I would appreciate if someone can give me help with the following problem:
Find all solution $u(x, y)$ for $$ \left\{ \begin{array}{ll} u_y=F(u_x) \\ u(x, 0)=h(x) \end{array} \right., $$ where $F$ and $h$ are suitable functions such that problem makes sense.
There is a hint for this: the solution has the form $u=F(p)-pF'(p) +h(x+yF'(p))$, where $p$ is given implicit by $p=h'(x+yF'(p))$.
I have been working in for some days, but couldnt solve. Thanks for any help.
Differentiating the PDE w.r.t. $x$ gives $$ p_y = F(p)_x = F'(p) p_x , $$ where $p=u_x$. Let us follow the method of characteristics for the scalar conservation law $p_y-F'(p) p_x=0$. Thus,
$\frac{\text d y}{\text d t} = 1$, letting $y(0)=0$, we know $y=t$.

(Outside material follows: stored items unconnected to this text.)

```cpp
int fft_grad_W(tnmf_hip_ctx *ctx, const Geo &g, int dtype, const void *V, const void *R, const void *H, void *neg,
               void *pos, bool nonneg, hipStream_t s) {
    Call c;
    CHECK(prepare(ctx, g, dtype, H, V, &c));
    const Lay &l = c.l;
    CHECK(rows_of_H(ctx, g, c, dtype, H, s));
    const bool mixed = use_mixed(g, dtype, true);
    CHECK(spectra_V(ctx, g, c, dtype, V, !mixed, s));
    const int planes = 2 * g.M * g.C;
    if (mixed) {
        CHECK(forward_rows(g, l, dtype, R, g.N * g.C, g.Dy, g.Dx, c.RT, s));
        int ng_want = mix_groups(ctx, g, l);
        if (const char *e = tnmf_diag_env("TNMF_MIX_GROUPS")) ng_want = atoi(e);
        ng_want = ng_want < 1 ? 1 : (ng_want > kMixMaxGroups ? kMixMaxGroups : ng_want);
        int ng = g.N < ng_want ? g.N : ng_want;
        const int nper = cdiv(g.N, ng);
        ng = cdiv(g.N, nper);
        const int ngpad = (int)align_up((size_t)ng, 4);
        CHECK(mixed_grad_W(g, c.T, c.VT, c.RT, at(ctx, l.Gn), at(ctx, l.Gp), l.KX, l.KXP, ngpad, nper, s));
        const long count = (long)g.M * g.C * g.Ay * l.KXP;
        char *out = at(ctx, l.TW);
        hipLaunchKernelGGL(k_fft_sum_groups<float>, dim3((unsigned)((count + 63) / 64), 2), dim3(64), 0, s,
                           (const cplx<float> *)at(ctx, l.Gn), (const cplx<float> *)at(ctx, l.Gp), (cplx<float> *)out,
                           (cplx<float> *)(out + (size_t)count * l.csz), count, ngpad, 1.0 / l.Lx);
        TNMF_LAUNCH_CHECK();
    } else {
        CHECK(forward_planes(g, l, dtype, R, g.N * g.C, g.Dy, g.Dx, c.Ts, c.SR, s));
        int ngroups = l.ngroups;
        if (use_resident(l)) {
            CHECK(spectra_of_H(ctx, g, c, dtype, H, s));
            const long blocks = (long)cdiv(g.M, 4) * (((long)l.Ly * l.KXP + 255) / 256) * cdiv(g.C, 4);
            int ng = (int)((8L * ctx->num_cu + blocks - 1) / blocks);
            ng = ng < 1 ? 1 : (ng > l.ngroups ? l.ngroups : ng);
            const int nper = cdiv(g.N, ng);
            ngroups = cdiv(g.N, nper);
            CHECK(spectral_grad_W(g, dtype, c.SH, c.SV, c.SR, at(ctx, l.Gn), at(ctx, l.Gp), l.Ly, l.KX, l.KXP, ngroups,
                                  nper, s));
        } else {
            FftArgs a = base_args(g, l);
            a.src0 = c.T;
            a.src1 = c.SV;
            a.src2 = c.SR;
            a.dst0 = at(ctx, l.Gn);
            a.dst1 = at(ctx, l.Gp);
            a.ngroups = l.ngroups;
            a.nper = l.nper;
            CHECK(l.colf(kFftGradW, dtype, &a, s));
        }
        const long count = (long)g.M * g.C * l.Ly * l.KXP;
        const size_t sbytes = (size_t)count * l.csz;
        const double scale = 1.0 / ((double)l.Ly * l.Lx);
        {
            char *out = at(ctx, l.Gs);
            const dim3 grid((unsigned)((count + 63) / 64), 2);
            if (dtype == 0)
                hipLaunchKernelGGL(k_fft_sum_groups<float>, grid, dim3(64), 0, s, (const cplx<float> *)at(ctx, l.Gn),
                                   (const cplx<float> *)at(ctx, l.Gp), (cplx<float> *)out, (cplx<float> *)(out + sbytes),
                                   count, ngroups, scale);
            else
                hipLaunchKernelGGL(k_fft_sum_groups<double>, grid, dim3(64), 0, s, (const cplx<double> *)at(ctx, l.Gn),
                                   (const cplx<double> *)at(ctx, l.Gp), (cplx<double> *)out,
                                   (cplx<double> *)(out + sbytes), count, ngroups, scale);
            TNMF_LAUNCH_CHECK();
        }
        FftArgs b = base_args(g, l);
        b.src0 = at(ctx, l.Gs);
        b.dst0 = at(ctx, l.TW);
        b.planes = planes;
        b.rows = g.Ay;
        b.yoff = 0;
        CHECK(l.colf(kFftColsInv, dtype, &b, s));
    }
    FftArgs d = base_args(g, l);
    d.src0 = at(ctx, l.TW);
    d.dst0 = at(ctx, l.Wo);
    d.planes = planes;
    d.rows = g.Ay;
    d.cols = g.Ax;
    d.xoff = 0;
    d.ld_dst = g.Ax;
    d.ps_dst = (long)g.Ay * g.Ax;
    CHECK(l.rowf(kFftRowsInv, dtype, &d, s));
    const int per = g.M * g.C * g.Ay * g.Ax;
    const char *wo = at(ctx, l.Wo);
    if (dtype == 0) {
        hipLaunchKernelGGL(k_fft_flip_out<float>, dim3(cdiv(per, 256)), dim3(256), 0, s, (const float *)wo,
                           (float *)neg, g.M * g.C, g.Ay, g.Ax, nonneg ? 1 : 0);
        hipLaunchKernelGGL(k_fft_flip_out<float>, dim3(cdiv(per, 256)), dim3(256), 0, s, (const float *)wo + per,
                           (float *)pos, g.M * g.C, g.Ay, g.Ax, nonneg ? 1 : 0);
    } else {
        hipLaunchKernelGGL(k_fft_flip_out<double>, dim3(cdiv(per, 256)), dim3(256), 0, s, (const double *)wo,
                           (double *)neg, g.M * g.C, g.Ay, g.Ax, nonneg ? 1 : 0);
        hipLaunchKernelGGL(k_fft_flip_out<double>, dim3(cdiv(per, 256)), dim3(256), 0, s, (const double *)wo + per,
                           (double *)pos, g.M * g.C, g.Ay, g.Ax, nonneg ? 1 : 0);
    }
    TNMF_LAUNCH_CHECK();
    return TNMF_OK;
}
```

$\frac{\text d p}{\text d t} = 0$, letting $p(0)=h'(x_0)$, we know that $p = h'(x_0)$ is constant along characteristics.
$\frac{\text d x}{\text d t} = -F'(p)$, letting $x(0)=x_0$, we know that the characteristics $x = x_0 - y F'(p)$ are straight lines in the $x$-$y$ plane.
The latter rewrites as $x_0 = x + y F'(p)$. Thus, using $p = h'(x_0)$, we get $$ p = h'(x + y F'(p)) \, . $$ Let us compute the evolution of $u(x,y)$ along characteristics $$ \frac{\text d u}{\text d t} = u_y \frac{\text d y}{\text d t} + u_x \frac{\text d x}{\text d t} = F(p) - p F'(p) \, , $$ which is a constant. Integrating the previous identity w.r.t. $t=y$ gives $u = (F(p) - p F'(p)) t + h(x_0)$, i.e. $$ u = (F(p) - p F'(p)) y + h(x + y F'(p)) \, . $$ Note that there must be a mistake in OP, since the proposed solution for $u$ does not satisfy the initial condition.